Invasive neoplasms are cancers that have spread beyond the original site where they first developed and have infiltrated adjacent tissues or structures. This is in contrast to non-invasive or in situ neoplasms, which are confined to the epithelial layer where they originated and have not yet invaded the underlying basement membrane.

The invasiveness of a neoplasm is an important prognostic factor in cancer diagnosis and treatment, as it can indicate the likelihood of metastasis and the potential effectiveness of various therapies. In general, more invasive cancers are associated with worse outcomes and require more aggressive treatment approaches.

Neoplastic gene expression regulation refers to the processes that control the production of proteins and other molecules from genes in neoplastic cells, or cells that are part of a tumor or cancer. In a normal cell, gene expression is tightly regulated to ensure that the right genes are turned on or off at the right time. However, in cancer cells, this regulation can be disrupted, leading to the overexpression or underexpression of certain genes.

Neoplastic gene expression regulation can be affected by a variety of factors, including genetic mutations, epigenetic changes, and signals from the tumor microenvironment. These changes can lead to the activation of oncogenes (genes that promote cancer growth and development) or the inactivation of tumor suppressor genes (genes that prevent cancer).

Understanding neoplastic gene expression regulation is important for developing new therapies for cancer, as targeting specific genes or pathways involved in this process can help to inhibit cancer growth and progression.

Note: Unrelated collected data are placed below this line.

#ifdef P8_PROFILE
  unsigned long long* prof = (unsigned long long*)p.colsum + (size_t)blockIdx.x * 16 * 8;
  p.colsum = nullptr;
  int prof_i = 0;
#define P8_STAMP(K) do { if (prof && tid == 0 && prof_i < 16) prof[prof_i * 8 + (K)] = __builtin_readcyclecounter(); } while (0)
#else
#define P8_STAMP(K) do { } while (0)
#endif
  int vb = blockIdx.x;
  bool pre = false;
  P8_TILE(vb);
  P8_PROLOGUE();
  asm volatile("s_waitcnt vmcnt(6)" ::: "memory");
  P8_BAR();
  P8_SB();
  if (wr == 1) P8_BAR();
  for (;;) {
    P8_STAMP(0);
    const int cm0 = m0, cn0 = n0;
    const int vbn = vb + (int)gridDim.x;
    const bool has_next = vbn < nt;
    const bool pre_next = has_next && cm0 + BM3 <= p.M && cn0 + BN3 <= p.N;
    for (int kt = 0; kt < nk; kt += 2) {
      const bool last = kt + 2 >= nk;
      const bool more = !last || has_next;
      int kn = kt + 2;
      P8_RD_W(0, 0, fw0); P8_SB(); P8_RD_A(0, 0);
      if (!(pre && kt == 0)) P8_STG_A(1, 1, kt + 1);
      asm volatile("s_waitcnt lgkmcnt(8)" ::: "memory");
      P8_COMPUTE(0, 0, fw0);
      if (last && has_next) { P8_TILE(vbn); kn = 0; }
      P8_RD_W(0, 1, fw1);
      if (more) P8_STG_W(0, 0, kn);
      P8_COMPUTE(0, 1, fw1);
      P8_RD_A(0, 1);
      if (more) P8_STG_A(0, 0, kn);
      P8_COMPUTE(1, 1, fw1);
      if (more) {
        P8_STG_W(1, 0, kn);
        if (pre && kt == 0) asm volatile("s_waitcnt vmcnt(22)" ::: "memory");
        else asm volatile("s_waitcnt vmcnt(6)" ::: "memory");
      } else {
        asm volatile("s_waitcnt vmcnt(0)" ::: "memory");
      }
      P8_COMPUTE(1, 0, fw0);
      P8_RD_W(1, 0, fw0); P8_SB(); P8_RD_A(1, 0);
      if (more) P8_STG_A(1, 0, kn);
      asm volatile("s_waitcnt lgkmcnt(8)" ::: "memory");
      P8_COMPUTE(0, 0, fw0);
      P8_RD_W(1, 1, fw1);
      if (more) P8_STG_W(0, 1, kn + 1);
      P8_COMPUTE(0, 1, fw1);
      P8_RD_A(1, 1);
      if (more) P8_STG_A(0, 1, kn + 1);
      P8_COMPUTE(1, 1, fw1);
      if (more) {
        P8_STG_W(1, 1, kn + 1);
        if (last && pre_next) {
          P8_STG_A(1, 1, kn + 1);
          asm volatile("s_waitcnt vmcnt(8)" ::: "memory");
        } else {
          asm volatile("s_waitcnt vmcnt(6)" ::: "memory");
        }
      }
      P8_COMPUTE(1, 0, fw0);
    }
    P8_STAMP(2);

    if (wr == 0) P8_BAR();
    P8_SB();
    {
      int lane_e = lane;
      asm volatile("" : "+v"(lane_e));
      GemmP q = p;
      asm volatile("" : "+s"(q.C), "+s"(q.ldc), "+s"(q.C2), "+s"(q.ldc2));
      asm volatile("" : "+s"(q.R), "+s"(q.ldr), "+s"(q.G), "+s"(q.ldg));
      asm volatile("" : "+s"(q.bias), "+s"(q.colsum), "+s"(q.div_ptr), "+s"(q.alpha), "+s"(q.M), "+s"(q.N));
      auto hook = [](int) {};
      const uint32_t xb = lds0 + P8_LDS + wave * 4096;
      const int mb = cm0 + wr * 128, nb = cn0 + wc * 64;
      const bool interior = cm0 + BM3 <= q.M && cn0 + BN3 <= q.N;
      if constexpr (EPI == EPI_GELU_GRAD || EPI == EPI_MUL) {
        if (interior) p8_epilogue_blocks<EPI, true, true>(q, acc, xb, mb, nb, lane_e, hook);
        else p8_epilogue_blocks<EPI, false, true>(q, acc, xb, mb, nb, lane_e, hook);
      } else if (EPI == EPI_BF16 && q.R != nullptr) {
        if (interior) p8_epilogue_blocks<EPI, true, true>(q, acc, xb, mb, nb, lane_e, hook);
        else p8_epilogue_blocks<EPI, false, true>(q, acc, xb, mb, nb, lane_e, hook);
      } else {
        if (interior) p8_epilogue_blocks<EPI, true, false>(q, acc, xb, mb, nb, lane_e, hook);
        else p8_epilogue_blocks<EPI, false, false>(q, acc, xb, mb, nb, lane_e, hook);
      }
    }
    P8_SB();
    if (wr == 1) P8_BAR();
    P8_STAMP(4);
#ifdef P8_PROFILE
    ++prof_i;
#endif
    if (!has_next) break;
    vb = vbn;
    pre = pre_next;
    P8_SB();
  }
  if (wr == 0) P8_BAR();
#undef P8_ZERO
#undef P8_STAMP
#undef P8_TILE
#undef P8_PROLOGUE
#undef P8_STG
#undef P8_STG_A
#undef P8_STG_W
#undef P8_RD_A
#undef P8_RD_W
#undef P8_MM
#undef P8_COMPUTE
#undef P8_BAR
#undef P8_SB
#undef P8_LGKM0
}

Isocitrate Dehydrogenase (IDH) is an enzyme that catalyzes the oxidative decarboxylation of isocitrate to α-ketoglutarate in the presence of NAD+ or NADP+, producing NADH or NADPH respectively. This reaction occurs in the citric acid cycle, also known as the Krebs cycle or tricarboxylic acid (TCA) cycle, which is a crucial metabolic pathway in the cell's energy production and biosynthesis of various molecules. There are three isoforms of IDH found in humans: IDH1 located in the cytosol, IDH2 in the mitochondrial matrix, and IDH3 within the mitochondria. Mutations in IDH1 and IDH2 have been associated with several types of cancer, such as gliomas and acute myeloid leukemia (AML), leading to abnormal accumulation of 2-hydroxyglutarate, which can contribute to tumorigenesis.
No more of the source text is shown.